# polleni spawn



## wiseoldowl (Feb 19, 2008)

I keep reading how hard polleni are to spawn.
I've had mine for 2 months and have 2 spawns.
My favorite fish.


----------



## Darkside (Feb 6, 2008)

I have only read the opposite, regardless congrats on the spawns.


----------



## mdog (Dec 10, 2002)

How about some details on what you have. Size fish, size tank, tankmates, what you feed, etc. Thanks.


----------



## wiseoldowl (Feb 19, 2008)

Right now they are in a 40 gal. but will be moved into a 90 gal. as soon as I can
get it resealed. Female about 3" male about 4". No tank mates. Temp. 80 f. Ph 7.5 with gravel substrate. Feed Cichlid gold with freeze dried shrimp and blood worms.
This last batch were layed Dec. 23 hatched dec. 24 and were free swiming Dec. 28. Pretty
dang quick.


----------



## aussy612 (Jan 31, 2009)

Yup it always has amazed me how quickly fry graduate from eggs to free swimming. I think originally it has been difficult to spawn F1 polleni, but otherwise have proved quite prolific.


----------



## wiseoldowl (Feb 19, 2008)

what I can't figure is why they're not more popular. I've seen them on the web and
always wanted one. These are the first I ever saw in my area. The males look
incredible when mature both have great personality.
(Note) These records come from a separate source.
struct Pool {
  struct Buf { void* p = nullptr; size_t bytes = 0; };
  std::map<std::string, Buf> bufs;
  void* get(const std::string& name, size_t bytes) {
    Buf& b = bufs[name];
    if (b.bytes < bytes) {
      if (b.p) EIGX_HIP_CHECK(hipFree(b.p));
      b.p = nullptr;
      b.bytes = 0;
      size_t want = bytes + bytes / 16 + 256;
      static const char* fail_name = getenv("EIGX_TEST_FAIL_ALLOC");
      if ((fail_name && name == fail_name) || hipMalloc(&b.p, want) != hipSuccess) {
        (void)hipGetLastError();
        b.p = nullptr;
        throw DeviceAllocError{want, name};
      }
      b.bytes = want;
    }
    return b.p;
  }
  template <typename T> T* get_t(const std::string& name, size_t count) {
    return (T*)get(name, count * sizeof(T));
  }
  std::map<std::string, Buf> hbufs;
  void* get_host(const std::string& name, size_t bytes) {
    Buf& b = hbufs[name];
    if (b.bytes < bytes) {
      if (b.p) EIGX_HIP_CHECK(hipHostFree(b.p));
      b.p = nullptr;
      size_t want = bytes + bytes / 16 + 256;
      EIGX_HIP_CHECK(hipHostMalloc(&b.p, want, hipHostMallocDefault));
      b.bytes = want;
    }
    return b.p;
  }
  void release() {
    for (auto& kv : bufs)
      if (kv.second.p) EIGX_HIP_CHECK(hipFree(kv.second.p));
    bufs.clear();
    for (auto& kv : hbufs)
      if (kv.second.p) EIGX_HIP_CHECK(hipHostFree(kv.second.p));
    hbufs.clear();
  }
};

struct CommState;

struct Context {
  bool initialized = false;
  int device = 0;
  Grid grid;
  hipStream_t stream = nullptr;
  hipStream_t side_stream = nullptr;
  static constexpr int kAux = 6;
  hipStream_t aux[kAux] = {nullptr, nullptr, nullptr, nullptr, nullptr, nullptr};
  hipEvent_t aux_ev[kAux + 1] = {nullptr, nullptr, nullptr, nullptr, nullptr, nullptr, nullptr};
  hipEvent_t bt_ev = nullptr;
  hipEvent_t dc_ev = nullptr;
  hipStream_t dc_stream = nullptr;
  hipStream_t bt_stream = nullptr;
  hipEvent_t dc_b_ev = nullptr, dc_z_ev = nullptr;
  int dc_zero_n = 0; const double* dc_zero_qa = nullptr; const double* dc_zero_qb = nullptr;
  bool bt_ready = false;
  const double* bt_a = nullptr; double* bt_V = nullptr;
  int bt_n = 0, bt_mb = 0, bt_band = 0, bt_ldv = 0;
  Pool pool;
  CommState* comm = nullptr;
  int64_t errinfo = 0;
  double timers[16] = {0};
  int prof_stride = 0;
  std::vector<hipEvent_t> prof_ev;
  std::vector<double> prof_units;
  std::vector<int> prof_kind;
  size_t prof_used = 0;
  void prof_begin(int kind, double units, hipStream_t st) {
    if (prof_used + 2 > prof_ev.size()) {
      for (int q = 0; q < 2; ++q) { hipEvent_t e; EIGX_HIP_CHECK(hipEventCreate(&e)); prof_ev.push_back(e); }
    }
    prof_kind.push_back(kind);
    prof_units.push_back(units);
    EIGX_HIP_CHECK(hipEventRecord(prof_ev[prof_used], st));
  }
  void prof_end(hipStream_t st) {
    EIGX_HIP_CHECK(hipEventRecord(prof_ev[prof_used + 1], st));
    prof_used += 2;
  }
};

extern Context g_ctx;

void comm_report_failure(Context& ctx, const char* what);

template <class F>
int eigx_guard(Context& ctx, F&& f) {
  try {
    return f();
  } catch (const DeviceAllocError& e) {
    fprintf(stderr, "[eigx] out of device memory: workspace '%s' needs %zu bytes\n", e.name.c_str(), e.bytes);
    comm_report_failure(ctx, "out of device memory on this rank");
    if (hipDeviceSynchronize() != hipSuccess) (void)hipGetLastError();
    return -8;
  }
}
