 template <int NN, int IT, int PREC>
-__global__ __launch_bounds__(256, 2) void mlp_dwin_kernel(DwinArgs a) {
+__global__ __launch_bounds__(256, (NN == 64 && IT == 4) ? 1 : 2) void mlp_dwin_kernel(DwinArgs a) {
   constexpr int NT = NN / 32;
+  constexpr uint32_t DH_DMA = NN / 16;
+  constexpr uint32_t DH_BYTES = 64u * NN;
   extern __shared__ __attribute__((aligned(16))) unsigned char lds[];
   float* stg_base = reinterpret_cast<float*>(lds);
   const uint32_t lane = threadIdx.x & 63u, wave = threadIdx.x >> 6;
-  int* rows_lds = reinterpret_cast<int*>(stg_base + wave * STG_WAVE_FLOATS + STG_FLOATS);
-  const uint32_t n_in = a.n_in;
-  const uint32_t n_btiles = (a.n_slots + 127u) / 128u;
+  const uint32_t n_in = a.n_in, n_slots = a.n_slots, w16 = a.w16;
+  const uint32_t slot_bytes = dwin_slot_bytes(NN, w16);
+  unsigned char* area = lds + wave * dwin_wave_bytes(NN, w16);
+  unsigned char* rows_area = area + 2u * slot_bytes;
+  const uint32_t nd = DH_DMA + w16;
+  const bool table = a.row_index != nullptr;
+  const uint32_t n_btiles = (n_slots + 127u) / 128u;
   const uint32_t bt0 = blockIdx.x * a.tiles_per_block;
   const uint32_t bt1 = min(bt0 + a.tiles_per_block, n_btiles);
   auto group_of = [&](uint32_t t) -> int { return a.tile_group ? a.tile_group[t] : 0; };
   const uint32_t ch = lane & 31u, pt8 = 8u * (lane >> 5);
+  const uint32_t xr = lane >> 2, n_in4 = (n_in + 3u) & ~3u;
+
+  auto issue_rows = [&](uint32_t bt, uint32_t par) {
+    asm volatile("s_waitcnt lgkmcnt(0)" ::: "memory");
+    const uint32_t slot = min(bt * 128u + wave * 32u + ch, n_slots - 1u);
+    lds_dma<4>(a.row_index + slot, rows_area + par * 256u);
+  };
+  auto issue_half = [&](uint32_t bt, uint32_t s, unsigned char* buf, uint32_t par) {
+    asm volatile("s_waitcnt lgkmcnt(0)" ::: "memory");
+    const uint32_t sbase = bt * 128u + wave * 32u + 16u * s;
+#pragma unroll
+    for (uint32_t k = 0; k < DH_DMA; ++k) {
+      const uint32_t e = k * 256u + lane * 4u;
+      const uint32_t slot = min(sbase + e / NN, n_slots - 1u);
+      lds_dma<16>(a.dh1 + (size_t)slot * NN + e % NN, buf + k * 1024u);
+    }
+    const uint32_t slot = sbase + xr;
+    int row = (int)slot;
+    if (table) row = reinterpret_cast<const int*>(rows_area + par * 256u)[16u * s + xr];
+    row = (slot < n_slots && row >= 0) ? row : 0;
+    for (uint32_t b = 0; b < w16; ++b) {
+      const uint32_t col = min(16u * b + 4u * (lane & 3u), n_in4 - 4u);
+      const bool second = a.seg.x2 != nullptr && col >= a.seg.n_in1;
+      const float* src = second ? a.seg.x2 + (size_t)row * a.seg.ldx2 + (col - a.seg.n_in1) : a.x + (size_t)row * a.ldx + col;
+      lds_dma<16>(src, buf + DH_BYTES + b * DWIN_XBLK);
+    }
+  };
+
   f32x16 acc[NT][IT];
   for (uint32_t run0 = bt0; run0 < bt1;) {
     const int grp = group_of(run0);
@@ -52,46 +110,67 @@
     for (int i = 0; i < NT; ++i)
 #pragma unroll
       for (int j = 0; j < IT; ++j) acc[i][j] = zero16();
-    for (uint32_t bt = run0; bt < run1; ++bt) {
+    const uint32_t n_tiles = run1 - run0, n_half = 2u * n_tiles;
+    auto rows_exist = [&](uint32_t t) -> uint32_t { return (table && t < n_tiles) ? 1u : 0u; };
+    if (table) {
+      issue_rows(run0, 0u);
+      wait_vm(0u);
+    }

I know they get big but so do
alot of other popular fish.


----------



## phinex (Feb 4, 2010)

[No message]


----------



## 6footer (Dec 19, 2009)

a friend of mine has one in a tank on its own n is the most aggressive fish *** ever seen. im surprised it hasnt broken the glass yet by trying to attack ppl when they walk past. i had to have one. mine is only about 2 inches in my community tank. going to take him out when he starts to get aggressive its just in there to speed up its growth.everyone seems obssessed withe either sa/ca cichlids or the two majr african lake cichlids the polleni hardly gets a look in.
some pictures would be good.


----------